template <bool F16>
__device__ __forceinline__ void mfma(const u32x4& a, const u32x4& b, f32x4v& c) {
  if constexpr (F16) asm volatile("v_mfma_f32_16x16x32_f16 %0, %1, %2, %0" : "+v"(c) : "v"(a), "v"(b));
  else asm volatile("v_mfma_f32_16x16x32_bf16 %0, %1, %2, %0" : "+v"(c) : "v"(a), "v"(b));
}
template <int OFF_HI>
__device__ __forceinline__ u32x4 tr_frag(unsigned addr_lo, unsigned addr_hi) {
  u32x2 lo, hi;
  asm volatile("ds_read_b64_tr_b16 %0, %2\n\tds_read_b64_tr_b16 %1, %3 offset:%4" : "=&v"(lo), "=&v"(hi) : "v"(addr_lo), "v"(addr_hi), "n"(OFF_HI));
  return __builtin_shufflevector(lo, hi, 0, 1, 2, 3);
}

template <bool F16>
__global__ __launch_bounds__(NT, 2) void first_wgrad_kernel(WP p) {
  extern __shared__ __attribute__((aligned(16))) unsigned char smem[];
  const int tid = threadIdx.x, lane = tid & 63;
  const int wave = __builtin_amdgcn_readfirstlane(tid >> 6);
  const int co0 = blockIdx.y * 64;
  const unsigned lds0 = (unsigned)(size_t)((__attribute__((address_space(3))) unsigned char*)smem) + wave * (2 * BUF);
  const unsigned long long dz_a = (unsigned long long)p.dz, x_a = (unsigned long long)p.x8, zero_a = (unsigned long long)g_zero_page;

  const int dz_px = lane >> 3, dz_ch = lane & 7;
  const bool dz_ch_ok = co0 + 8 * dz_ch < p.lddz;
  auto issue = [&](int tile, int buf) {
    const int txi = tile % p.tilesX, rowi = tile / p.tilesX;
    const int x0 = txi * TWW, y = rowi % p.H;
    unsigned char* dst = smem + wave * (2 * BUF) + buf * BUF;
#pragma unroll
    for (int d = 0; d < 4; ++d) {
      const int gx = x0 + 8 * d + dz_px;
      unsigned long long src = dz_a + 2ull * ((unsigned long long)((long long)rowi * p.W + gx) * (unsigned)p.lddz + (unsigned)(co0 + 8 * dz_ch));
      asm volatile("" : "+v"(src));
      src = (gx < p.W && dz_ch_ok) ? src : zero_a;
      __builtin_amdgcn_global_load_lds((glb_ptr)src, (lds_ptr)(dst + d * 1024), 16, 0, 0);
    }
#pragma unroll
    for (int dy = 0; dy < 3; ++dy) {
      const int gy = y + dy - 1, gx = x0 + lane - 1;
      const bool in = lane < TWW + 2 && gy >= 0 && gy < p.H && gx >= 0 && gx < p.W;
      unsigned long long src = x_a + 16ull * (unsigned long long)((long long)(rowi + dy - 1) * p.W + gx);
      asm volatile("" : "+v"(src));
      src = in ? src : zero_a;
      __builtin_amdgcn_global_load_lds((glb_ptr)src, (lds_ptr)(dst + DZ_BYTES + dy * XROW), 16, 0, 0);
    }
  };
  const int g = lane >> 4, q = (lane >> 2) & 3, pq = lane & 3;
  const unsigned a_lane = (unsigned)((8 * g + q) * 128 + 8 * pq);
  unsigned b_lane[NBT];
#pragma unroll
  for (int j = 0; j < NBT; ++j) b_lane[j] = (unsigned)(DZ_BYTES + (j >> 1) * XROW + (8 * g + q + 2 * (j & 1)) * 16 + 8 * pq);
  f32x4v acc[4][NBT];
#pragma unroll
  for (int t = 0; t < 4; ++t)
#pragma unroll
    for (int j = 0; j < NBT; ++j) acc[t][j] = f32x4v{0.f, 0.f, 0.f, 0.f};

  const int nw = gridDim.x * NWAVE, w0 = blockIdx.x * NWAVE + wave;
  int buf = 0;
  if (w0 < p.nTiles) issue(w0, 0);
  for (int tile = w0; tile < p.nTiles; tile += nw) {
    const bool more = tile + nw < p.nTiles;
    if (more) {
      issue(tile + nw, buf ^ 1);
      wait_vmcnt<NDMA>();
    } else {
      wait_vmcnt<0>();
    }
    const unsigned base = lds0 + buf * BUF;
    u32x4 A[4], B[NBT];
#pragma unroll
    for (int t = 0; t < 4; ++t) A[t] = tr_frag<4 * 128>(base + a_lane + 32 * t, base + a_lane + 32 * t);
#pragma unroll
    for (int j = 0; j < NBT; ++j) B[j] = tr_frag<4 * 16>(base + b_lane[j], base + b_lane[j]);
    asm volatile("s_waitcnt lgkmcnt(0)" ::: "memory");
#pragma unroll
    for (int t = 0; t < 4; ++t)
#pragma unroll
      for (int j = 0; j < NBT; ++j) mfma<F16>(A[t], B[j], acc[t][j]);
    buf ^= 1;
  }
  wait_vmcnt<0>();
  __syncthreads();
  float* red = reinterpret_cast<float*>(smem);
  const int dn = lane & 15, dq = lane >> 4;
  for (int wv = 0; wv < NWAVE; ++wv) {
    if (wave == wv) {
#pragma unroll
      for (int t = 0; t < 4; ++t)
#pragma unroll
        for (int j = 0; j < NBT; ++j)
#pragma unroll
          for (int r = 0; r < 4; ++r) {
            float* e = red + (16 * t + 4 * dq + r) * NCOL + 16 * j + dn;
            *e = wv == 0 ? acc[t][j][r] : *e + acc[t][j][r];
          }
    }
    __syncthreads();
  }
  float* out = p.ws + ((size_t)blockIdx.x * gridDim.y + blockIdx.y) * 64 * NCOL;
  for (int i = tid; i < 64 * NCOL; i += NT) out[i] = red[i];
}
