# kubagalecki/L3STER

Measured on AMD Instinct MI355X. Metric: DOF/s for MF operator apply (Diffusion3D, hex p=6), higher is better.
Workload: dtype f64

## Files before the change

l3ster_amd/csrc/device/sumfact_fast.hpp:

```cpp
#ifndef L3K_DEVICE_SUMFACT_FAST_HPP
#define L3K_DEVICE_SUMFACT_FAST_HPP

#include "sumfact_apply.hpp"

#include <cstdio>
#include <cstdlib>
#include <type_traits>

namespace l3k::dev
{
template < int NIN, int NOUT, bool ANTI, bool ACC >
__device__ __forceinline__ void sweepEO(const double (&in)[NIN], double (&out)[NOUT], const double* __restrict__ eo)
{
    constexpr int HI = NIN / 2, HO = NOUT / 2, RI = (NIN + 1) / 2, RO = (NOUT + 1) / 2;
    const double* We = eo;
    const double* Wo = eo + RI * RO;
    double        e[RI], o[HI > 0 ? HI : 1];
#pragma unroll
    for (int r = 0; r < HI; ++r)
    {
        e[r] = in[r] + in[NIN - 1 - r];
        o[r] = in[r] - in[NIN - 1 - r];
    }
    if constexpr (NIN % 2)
        e[HI] = in[HI];
#pragma unroll
    for (int q = 0; q < HO; ++q)
    {
        double A = 0.;
#pragma unroll
        for (int r = 0; r < RI; ++r)
            A += e[r] * We[r * RO + q];
        if constexpr (ACC)
        {
            double lo = A;
#pragma unroll
            for (int r = 0; r < HI; ++r)
                lo += o[r] * Wo[r * RO + q];
            out[q] += lo;
            out[NOUT - 1 - q] += ANTI ? lo - 2. * A : 2. * A - lo;
        }
        else
        {
            double lo = A;
#pragma unroll
            for (int r = 0; r < HI; ++r)
                lo += o[r] * Wo[r * RO + q];
            out[q]            = lo;
            out[NOUT - 1 - q] = ANTI ? lo - 2. * A : 2. * A - lo;
        }
    }
    if constexpr (NOUT % 2)
    {
        double m = 0.;
        if constexpr (ANTI)
        {
#pragma unroll
            for (int r = 0; r < HI; ++r)
                m += o[r] * Wo[r * RO + HO];
        }
        else
        {
#pragma unroll
            for (int r = 0; r < RI; ++r)
                m += e[r] * We[r * RO + HO];
        }
        out[HO] = ACC ? out[HO] + m : m;
    }
}

template < int NIN, int NOUT, bool ANTI, bool ACC >
__device__ __forceinline__ void sweepEOSecond(bool live, const double (&in)[NIN], double (&out)[NOUT], const double* __restrict__ eo)
{
    if (live)
        sweepEO< NIN, NOUT, ANTI, ACC >(in, out, eo);
    else if constexpr (!ACC)
    {
#pragma unroll
        for (int q = 0; q < NOUT; ++q)
            out[q] = 0.;
    }
}

template < int N1, int NQ >
struct FastTables
{
    static constexpr int HN = (N1 + 1) / 2, HQ = (NQ + 1) / 2;
    double               eoI[2 * HN * HQ], eoC[2 * HQ * HQ], eoIt[2 * HQ * HN], eoCt[2 * HQ * HQ], qw[NQ], qx[NQ];
};

__device__ __forceinline__ int opaqueZero()
{
    int z;
    asm volatile("s_mov_b32 %0, 0" : "=s"(z) : : "memory");
    return z;
}
__device__ __forceinline__ int opaqueCopy(int x)
{
    int y;
    asm volatile("v_mov_b32 %0, %1" : "=v"(y) : "v"(x));
    return y;
}
__device__ __forceinline__ double opaqueCopy(double x)
{
    double y;
    asm volatile("v_mov_b64 %0, %1" : "=v"(y) : "v"(x));
    return y;
}
template < int N >
__device__ __forceinline__ void loadTable(double (&t)[N], const double* src)
{
#pragma unroll
    for (int i = 0; i < N; ++i)
        t[i] = src[i];
    __builtin_amdgcn_sched_barrier(0);
}
__device__ __forceinline__ void stageFence()
{
    __builtin_amdgcn_fence(__ATOMIC_RELEASE, "wavefront");
    __builtin_amdgcn_wave_barrier();
    __builtin_amdgcn_fence(__ATOMIC_ACQUIRE, "wavefront");
}

#ifdef L3K_ABLATION
#define L3K_STAMP(k)                                                                                                   \
    do                                                                                                                 \
    {                                                                                                                  \
        if (a.stamps != nullptr && blockIdx.x == 0 && stamp_it < 256)                                                  \
        {                                                                                                              \
            const long long t_ = __builtin_readcyclecounter();                                                         \
            if (lane == 0)                                                                                             \
                a.stamps[stamp_it * 16 + (k)] = t_;                                                                    \
        }                                                                                                              \
    } while (0)
#else
#define L3K_STAMP(k)                                                                                                   \
    do                                                                                                                 \
    {                                                                                                                  \
    } while (0)
#endif

#ifndef L3K_FAST_MIN_WAVES
#define L3K_FAST_MIN_WAVES 2
#endif
template < typename K >
constexpr bool kernelUsesFieldDers()
{
    if constexpr (requires { K::field_derivatives; })
        return K::field_derivatives;
    else
        return true;
}
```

#### Exercise instructions
Your answer should be every line above that contains the word "gridDim".

#### Task result
  const int nw = gridDim.x * NWAVE, w0 = blockIdx.x * NWAVE + wave;
  float* out = p.ws + ((size_t)blockIdx.x * gridDim.y + blockIdx.y) * 64 * NCOL;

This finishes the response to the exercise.